In another part of the study, we compared the concentration of TNF-α across different stages of cancer within each subtype. The results showed a higher concentration of TNF-α in stage III compared to stages I and II within each subtype (P < 0.0001) (Figures 2A - D).

Figure 2.

Shows tumor necrosis factor-α (TNF-α) levels in different stages of cancer. A - D, there was a significantly high cytokine concentration in stage III compared to stages I and II, (***P < 0.0001).

Additionally, there was a significant difference in tumor necrosis factor-α (TNF-α) levels between stage III TNBC patients and those in the other groups (P < 0.05) (Figure 3).

Figure 3.

Shows TNF-α levels in stages III of different breast cancer subtypes. There was a high level of TNF-α in stage III of TNBC patients in comparison to other groups (*P < 0.05).

In this study, we reported a high concentration of TNF-α in stage III TNBC compared to ER-, PR-, and HER2-positive samples. The lack of clinically significant ER, PR, and HER2 receptor levels is a characteristic of TNBC. This particular type of breast cancer represents 15 - 20% of all breast cancer cases and is more common in younger women (< 35 years) (11). It has a 77% survival rate, is typically diagnosed at an advanced stage, carries a significant risk of metastasis, and demonstrates a poor response to therapy (11).

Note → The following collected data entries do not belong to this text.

# MIMUW-RL/space-gym

Measured on AMD Instinct MI355X. Metric: env-steps/sec at batch=65536, GoalContinuous3P-v0, 1/2/4/8 MI355X, higher is better.
Workload: dtype f32

## Files before the change

include/spacegym.h:

```cpp
#ifndef SPACEGYM_H
#define SPACEGYM_H

#include <stddef.h>
#include <stdint.h>

#ifdef __cplusplus
extern "C" {
#endif

#define SG_OK 0
#define SG_ERR_INVALID -1
#define SG_ERR_HIP -2
#define SG_ERR_NO_DEVICE -3

typedef struct sg_env sg_env;

typedef struct sg_config {
    char env_id[64];
    int64_t num_envs;
    uint64_t seed;
    uint32_t env_index_base;
    int32_t max_episode_steps;
    int32_t auto_reset;
    int32_t steering;
// ... 318 lines not shown
    int32_t activation;
    float log_std_min;
    float log_std_max;
    sg_policy_mlp actor;
    int32_t reserved;
} sg_squashed_policy;
int sg_squashed_act_device(sg_env *env, const sg_squashed_policy *sp, const float *obs_dev, uint64_t seed, uint64_t step,
                           int32_t deterministic, float *action_out, float *logp_out, void *hip_stream);
int sg_squashed_sample_device(sg_env *env, const sg_squashed_policy *sp, int64_t n, const float *obs, const float *eps,
                              float *action_out, float *logp_out, void *hip_stream);
typedef struct sg_squashed_grads {
    uint32_t struct_size;
    uint32_t reserved;
    sg_policy_grads_mlp actor;
} sg_squashed_grads;
int sg_squashed_grad_device(sg_env *env, const sg_squashed_policy *sp, int64_t n, const float *obs, const float *eps,
                            const float *g_action, const float *g_logp, const sg_squashed_grads *grads, void *workspace,
                            size_t workspace_bytes, void *hip_stream);
size_t sg_squashed_grad_workspace_bytes(sg_env *env, const sg_squashed_policy *sp, int64_t n);
int sg_rollout_squashed_device(sg_env *env, int32_t n_steps, const sg_squashed_policy *sp, uint64_t seed, uint64_t first_step,
                               int32_t deterministic, float *obs, float *action, float *logp, float *reward, uint8_t *done,
                               uint8_t *truncated, const sg_terminal_list *terminal_list, void *hip_stream);

int sg_vector_field(sg_env *env, const void *actions_host, const float *ship_host, float *out_host);

void *sg_host_alloc(size_t bytes);
void sg_host_free(void *ptr);

int sg_set_profiling(sg_env *env, int32_t on);
int sg_get_profile(sg_env *env, int64_t *launches, double *total_ms, double *min_ms, double *max_ms);

const char *sg_rollout_kernel(sg_env *env, int32_t n_steps);

void *sg_stream(const sg_env *env);

const char *sg_version(void);

#ifdef __cplusplus
}
#endif
#endif
```

space_gym_amd/_native.py:

```python
import ctypes as C
import os

_HERE = os.path.dirname(os.path.abspath(__file__))
LIB_PATH = os.environ.get("SPACEGYM_LIB") or os.path.join(_HERE, "lib", "libspacegym_hip.so")
_lib = None


class SgConfig(C.Structure):
    _fields_ = [("env_id", C.c_char * 64), ("num_envs", C.c_int64), ("seed", C.c_uint64),
                ("env_index_base", C.c_uint32), ("max_episode_steps", C.c_int32), ("auto_reset", C.c_int32),
                ("steering", C.c_int32)]


class SgParams(C.Structure):
    _fields_ = [("struct_size", C.c_uint32), ("n_planets", C.c_int32), ("randomize", C.c_int32), ("reserved", C.c_int32),
                ("goal_vel_reward_scale", C.c_double), ("safety_reward_scale", C.c_double), ("goal_sparse_reward", C.c_double),
                ("survival_reward_scale", C.c_double), ("danger_zone", C.c_double),
                ("ref_orbit_a", C.c_double), ("ref_orbit_eccentricity", C.c_double), ("ref_orbit_angle", C.c_double),
                ("numerator_C", C.c_double), ("rad_penalty_C", C.c_double), ("act_penalty_C", C.c_double), ("step_size", C.c_double),
                ("ship_moi", C.c_double), ("max_engine_force", C.c_double)]


class SgTerminalList(C.Structure):
    _fields_ = [("count", C.c_void_p), ("step_env", C.c_void_p), ("obs", C.c_void_p), ("capacity", C.c_uint32)]
# ... 167 lines not shown
    "sg_priority_begin_device": (C.c_int, [_vp, C.POINTER(SgPriority), _vp]),
    "sg_priority_commit_device": (C.c_int, [_vp, C.POINTER(SgPriority), C.c_int32, C.c_int32, C.c_int32, _vp]),
    "sg_priority_update_device": (C.c_int, [_vp, C.POINTER(SgPriority), C.c_int64, _vp, _vp, _vp]),
    "sg_priority_sample_config_init": (None, [C.POINTER(SgPrioritySampleConfig)]),
    "sg_priority_sample_device": (C.c_int, [_vp, C.POINTER(SgReplay), C.POINTER(SgPriority), C.POINTER(SgPrioritySampleConfig), C.c_int64,
                                            C.POINTER(SgPriorityDraw), _vp]),
    "sg_policy_act_device": (C.c_int, [_vp, C.POINTER(SgPolicy), _vp, C.c_uint64, C.c_uint64, C.c_int32, _vp, _vp, _vp, _vp]),
    "sg_rollout_policy_device": (C.c_int, [_vp, C.c_int32, C.POINTER(SgPolicy), C.c_uint64, C.c_uint64, C.c_int32, _vp, _vp, _vp, _vp,
                                           _vp, _vp, _vp, C.POINTER(SgTerminalList), _vp, _vp]),
    "sg_policy_evaluate_device": (C.c_int, [_vp, C.POINTER(SgPolicy), C.c_int64, _vp, _vp, _vp, _vp, _vp, _vp]),
    "sg_policy_grad_device": (C.c_int, [_vp, C.POINTER(SgPolicy), C.c_int64, _vp, _vp, _vp, _vp, _vp, C.POINTER(SgPolicyGrads), _vp, C.c_size_t, _vp]),
    "sg_policy_grad_workspace_bytes": (C.c_size_t, [_vp, C.POINTER(SgPolicy), C.c_int64]),
    "sg_q_evaluate_device": (C.c_int, [_vp, C.POINTER(SgQnet), C.c_int64, _vp, _vp, _vp, _vp, _vp]),
    "sg_q_grad_device": (C.c_int, [_vp, C.POINTER(SgQnet), C.c_int64, _vp, _vp, _vp, _vp, C.POINTER(SgQnetGrads), _vp, _vp, C.c_size_t, _vp]),
    "sg_q_grad_workspace_bytes": (C.c_size_t, [_vp, C.POINTER(SgQnet), C.c_int64]),
    "sg_policy_action_device": (C.c_int, [_vp, C.POINTER(SgPolicy), C.c_int64, _vp, _vp, _vp, _vp]),
    "sg_policy_action_grad_device": (C.c_int, [_vp, C.POINTER(SgPolicy), C.c_int64, _vp, _vp, _vp, C.POINTER(SgPolicyGrads), _vp, C.c_size_t, _vp]),
    "sg_squashed_act_device": (C.c_int, [_vp, C.POINTER(SgSquashedPolicy), _vp, C.c_uint64, C.c_uint64, C.c_int32, _vp, _vp, _vp]),
    "sg_squashed_sample_device": (C.c_int, [_vp, C.POINTER(SgSquashedPolicy), C.c_int64, _vp, _vp, _vp, _vp, _vp]),
    "sg_squashed_grad_device": (C.c_int, [_vp, C.POINTER(SgSquashedPolicy), C.c_int64, _vp, _vp, _vp, _vp, C.POINTER(SgSquashedGrads), _vp,
                                          C.c_size_t, _vp]),
    "sg_squashed_grad_workspace_bytes": (C.c_size_t, [_vp, C.POINTER(SgSquashedPolicy), C.c_int64]),
    "sg_rollout_squashed_device": (C.c_int, [_vp, C.c_int32, C.POINTER(SgSquashedPolicy), C.c_uint64, C.c_uint64, C.c_int32, _vp, _vp, _vp, _vp,
                                             _vp, _vp, C.POINTER(SgTerminalList), _vp]),
    "sg_get_state": (C.c_int, [_vp, _vp, _vp, _vp, _vp]),
    "sg_set_state": (C.c_int, [_vp, _vp, _vp, _vp, _vp]),
    "sg_vector_field": (C.c_int, [_vp, _vp, _vp, _vp]),
    "sg_host_alloc": (_vp, [C.c_size_t]),
    "sg_host_free": (None, [_vp]),
    "sg_set_profiling": (C.c_int, [_vp, C.c_int32]),
    "sg_get_profile": (C.c_int, [_vp, C.POINTER(C.c_int64), C.POINTER(C.c_double), C.POINTER(C.c_double), C.POINTER(C.c_double)]),
    "sg_stream": (_vp, [_vp]),
    "sg_rollout_kernel": (C.c_char_p, [_vp, C.c_int32]),
    "sg_random_actions_device": (C.c_int, [_vp, C.c_int32, C.c_uint64, C.c_uint64, _vp, _vp]),
    "sg_version": (C.c_char_p, []),
}
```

The results of different studies regarding the role of TNF-α in TNBC are contradictory. Qiao et al. showed that TNF-α causes apoptosis in BT549 cells, downregulates anti-apoptotic genes, and increases the expression of pro-apoptotic genes. In contrast, Qiao et al. also reported that TNF-α has a malignant effect (12). Another study demonstrated that TNF-α did not trigger apoptosis in TNBC cell lines (13). Some reports have shown that TNF-α is associated with cancer cell motility, invasion, and epithelial-mesenchymal transition (EMT) (14, 15). Consistent with these studies, we reported a high concentration of TNF-α in patients with stage III breast cancer.

An important protein involved in malignancy induced by TNF-α is MMP-9, which is activated by TNFα-induced AP-1 activation (16) or CDKNA1/p21 (17), and can act as an oncogene (18). Another contributing factor is the A20 protein, which stimulates the inflammatory IL-6/phospho-STAT3 pathway. This pathway upregulates HSP70 and inflammatory cytokine production, including IL-6, IL-8, CCL5, and TGF-β, upon TNFα stimulation. In TNBC cell lines, this results in an aggressive phenotype, increased metastatic potential, and the production of cancer stem cells (19, 20).